If you as counselor can remember not to stay physically separate, you will provide a lot of reassurance to your clients and contradictions to their distresses. Sometimes it is holding their hand, sometimes it is touching their cheek, sometimes it is having your arm around them.

Especially if people are working on heavy fear, they need to wrap their arms around you and hang on tight. (The phrase in the United States is “to hang on for dear life.”) And they need you hanging on to them just as hard. This will take some work on your part, because you have to be thinking and aware as you do it. Both people have to consciously feel and be aware of each other physically.

Almost all of us, when we first put our arms around someone, clasp our own hands. This seems natural to us. But if you think about it, it is very strange. If we are trying to hold the person, why are we holding ourselves? Because we are awkward.

Sometimes we hold someone using the palms of our hands—being almost afraid to feel with our fingers. Somehow that is too personal. We are trying to be personal. We are trying to be very personal as counselors. Counseling doesn’t work unless it’s about two particular people. When you are counselor and you have your arms around your client, it’s not because they are a client. It is because they are that person, and you know them, and you want to help them in their struggle with their fears. The way to hold them that will reassure them most will be different from how anybody else needs to be held. It will be close, and personal, and unique, and it is your job as the counselor to figure out exactly what that is. And you can’t do it by holding yourself back.

If we dare to be that involved as counselors, if we don’t stay distant and we really try to be there for the other person, we will probably start feeling some of our own distresses. If someone is working on a deep sadness, and we put our arms around that person, and he or she starts crying hard, most of us feel like crying, too. This is because we have similar hurts that we’re not done crying about. At that point most of us get confused. Knowing it is not our turn to be client, we try to get control of ourselves, and stop discharging, and hold our position as counselor, even though we are not thinking well anymore.

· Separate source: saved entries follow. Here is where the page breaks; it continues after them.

int mia_ds_loss_workspace(int nb, int k1, int slabs);
int mia_ds_loss_fwd(const float* z, const long long* labels, int nb, int h, int w, int factor, int k1, int64_t sn, int64_t sk,
                    int64_t sp, int flags, float smooth, float dice_w, float ce_w, int slabs, float* workspace, float* sums,
                    float* coef, float* out, int* bad_label, void* stream);
int mia_ds_loss_bwd(const float* z, const long long* labels, const float* coef, const float* grad_out, float* dz, int nb, int h,
                    int w, int factor, int k1, int64_t sn, int64_t sk, int64_t sp, int64_t gsn, int64_t gsk, int64_t gsp, int flags,
                    float dice_w, float ce_w, void* stream);

int mia_head_norm_eligible(int dtype, int n, int64_t hw, int c0, int k1);
int mia_head_norm_fwd(const void* y, int dtype, const float* scale, const float* shift, float slope, const float* w,
                      const float* b, float* logits, int n, int64_t hw, int c0, int k1, int64_t osn, int64_t osk, int64_t osp,
                      void* stream);
int mia_head_norm_wgrad(const float* dlogits, const void* y, int dtype, const float* scale, const float* shift, float slope,
                        float* dw, float* db, float* workspace, int n, int64_t hw, int c0, int k1, int64_t gsn, int64_t gsk,
                        int64_t gsp, int accumulate, void* stream);
int mia_norm_act_bwd_head(const float* dlogits, const float* w, int k1, int64_t gsn, int64_t gsk, int64_t gsp, const void* y,
                          void* dy, int dtype, const float* scale, const float* shift, const float* xa, const float* xb,
                          const float* ysum, int n, int64_t hw, int c, int mode, int fixed_stats, float slope, int slabs,
                          float* partials, float* c1, float* c2, float* dgamma, float* dbeta, float* dbias, int accumulate,
                          void* amax_out, void* stream);
int mia_head_w_supported(int dtype, int c, int k1);
int mia_norm_act_bwd_head_w(const float* dlogits, const float* w, int k1, int64_t gsn, int64_t gsk, int64_t gsp,
                            const void* y, void* dy, int dtype, const float* scale, const float* shift, const float* xa,
                            const float* xb, const float* ysum, int n, int64_t hw, int c, int mode, int fixed_stats,
                            float slope, int slabs, float* partials, float* c1, float* c2, float* dgamma, float* dbeta,
                            float* dbias, int accumulate, float* head_workspace, float* dw_head, float* db_head,
                            int accumulate_head, void* amax_out, void* stream);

That’s actually a mistake. It is all right if we cry with our client—as long as we don’t let our minds get pulled into our own distresses, as long as we keep thinking about our client and his or her struggle, as long as we stay counselor. For most of us as clients, it is reassuring if our counselor starts crying. We know that somebody is actually there enough to understand what was going on for us.

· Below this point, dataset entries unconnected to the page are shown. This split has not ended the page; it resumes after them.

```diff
+            if (id < n1 && dist < b1) { if (dist < b0) { b1 = b0; b0 = dist; i0 = id; } else b1 = dist; }
+            if (full && dist < rs.worst()) rs.add(dist, id);
+        } while (--left > 0);
+    }
+    return full ? 0 : 1;
+}
+
+template <int K, int R>
+__device__ __forceinline__ int grid_mark_select(const GridDesc& d, const int* __restrict__ cell, const SrcLds S, float qx, float qy, float qz,
+                                                RegSet<K + 1>& rs, int n1, float& b0, float& b1, int& i0, float& tau) {
+    constexpr int W = 2 * R + 1;
+    unsigned long long m[W * W]; int rs0[W * W];
+#pragma unroll
+    for (int r = 0; r < W * W; ++r) { m[r] = 0ull; rs0[r] = 0; }
+    int cy, cz, cnt;
+    const int st = grid_mark_rows<R>(d, cell, S, qx, qy, qz, cy, cz, tau, cnt, [&](int r, unsigned long long mr, int s) { m[r] = mr; rs0[r] = s; });
+    if (st) return st;
+    const bool full = cnt >= K + 1;
+    if (!full && n1 <= 0) return 1;
+    if (full) rs.init();
 #pragma unroll
     for (int r = 0; r < W * W; ++r) {
         unsigned long long mm = m[r];
@@ -274,10 +320,10 @@
             float dist = dx * dx; dist = dist + dy * dy; dist = dist + dz * dz;
             const int id = __float_as_int(p.w);
             if (id < n1 && dist < b1) { if (dist < b0) { b1 = b0; b0 = dist; i0 = id; } else b1 = dist; }
-            if (dist < rs.worst()) rs.add(dist, id);
-        }
-    }
-    return 0;
+            if (full && dist < rs.worst()) rs.add(dist, id);
+        }
+    }
+    return full ? 0 : 1;
 }
 
 template <int K, typename OutT, class Src>
@@ -305,11 +351,12 @@
 }
 
 template <int K, typename OutT>
-__global__ __launch_bounds__(256) SSDR_WAVES_PER_EU(5) void grid_search_kernel(GridSearchArgs a) {
+__global__ __launch_bounds__(GM_NT) SSDR_WAVES_PER_EU(5) void grid_search_kernel(GridSearchArgs a) {
+    __shared__ unsigned s_mark[grid_mark_words<1>()];
     int bx, by; xcd_tile_map(bx, by);
     const int jid = a.job0 + by;
     const GridJob job = a.jobs[jid];
-    const int qi = bx * 256 + (int)threadIdx.x;
+    const int qi = bx * GM_NT + (int)threadIdx.x;
     if (qi >= job.nq) return;
     const GridDesc d = a.desc[job.sup];
     int q = qi; float qx, qy, qz;
@@ -319,7 +366,7 @@
     } else {
         qx = job.qpts[3 * (size_t)q]; qy = job.qpts[3 * (size_t)q + 1]; qz = job.qpts[3 * (size_t)q + 2];
     }
-    grid_search_query<K, OutT>(a, job, jid, d, SrcGlobal{a.sorted + d.pt_off}, q, qx, qy, qz);
+    grid_search_query<K, OutT>(a, job, jid, d, SrcGlobal{a.sorted + d.pt_off, s_mark + threadIdx.x}, q, qx, qy, qz);
 }
 
 constexpr int GL_CAP = 2048, GL_ROWS = 96;
@@ -520,11 +567,11 @@
     if (first) {
         ProfScope prof(K == 16 ? "grid_search_kernel<16>" : "grid_search_kernel<1>", s, prof_bytes);
         if (K == 16) {
-            if (out_i64) { if (lds_form) hipLaunchKernelGGL((grid_search_lds_kernel<16, int64_t>), grid, dim3(256), 0, s, a); else hipLaunchKernelGGL((grid_search_kernel<16, int64_t>), grid, dim3(256), 0, s, a); }
-            else { if (lds_form) hipLaunchKernelGGL((grid_search_lds_kernel<16, int32_t>), grid, dim3(256), 0, s, a); else hipLaunchKernelGGL((grid_search_kernel<16, int32_t>), grid, dim3(256), 0, s, a); }
+            if (out_i64) { if (lds_form) hipLaunchKernelGGL((grid_search_lds_kernel<16, int64_t>), grid, dim3(GM_NT), 0, s, a); else hipLaunchKernelGGL((grid_search_kernel<16, int64_t>), grid, dim3(GM_NT), 0, s, a); }
+            else { if (lds_form) hipLaunchKernelGGL((grid_search_lds_kernel<16, int32_t>), grid, dim3(GM_NT), 0, s, a); else hipLaunchKernelGGL((grid_search_kernel<16, int32_t>), grid, dim3(GM_NT), 0, s, a); }
         } else {
-            if (out_i64) hipLaunchKernelGGL((grid_search_kernel<1, int64_t>), grid, dim3(256), 0, s, a);
-            else hipLaunchKernelGGL((grid_search_kernel<1, int32_t>), grid, dim3(256), 0, s, a);
+            if (out_i64) hipLaunchKernelGGL((grid_search_kernel<1, int64_t>), grid, dim3(GM_NT), 0, s, a);
+            else hipLaunchKernelGGL((grid_search_kernel<1, int32_t>), grid, dim3(GM_NT), 0, s, a);
         }
     }
     {
```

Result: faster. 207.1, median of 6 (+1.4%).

Sometimes to be a good counselor you have to discharge. To be able to stay there and keep thinking, you have to be crying. You may have done this with people you care about outside of counseling. You know the fights you have had that worked? When both of you ended up crying at each other, and you stayed there, and you talked, and you cried, but you didn’t give up? You know those were the good fights because both of you were so happy afterward, because you were able to discharge enough to not lose contact with each other. It was a victory over both of your distresses that you were able to talk, and communicate, and keep discharging enough that the distresses didn’t separate you. It’s a little like that in counseling sometimes—to stay there and stay thinking about the person, you have to be crying, too.

This isn’t permission to become client, or to act on our frozen longings for being close. Discharging and being client are not necessarily the same things. Being client means it is time to discharge and think about our struggles. But we can also discharge without becoming the client. Very often, when people face challenges in their lives, if they feel they have enough support they start discharging as they do it, and it usually lets them think farther and do better. Lots of people shake and perspire all the way through talks they give to people. Many people have to cry as they talk about things that are important to them. Lots of us have to giggle and sweat off our embarrassment as we try many different things.

Don’t let the fact that your feelings come up as counselor stop you from being counselor. You will be a much better counselor if you keep going after your client, no matter what runs down your face.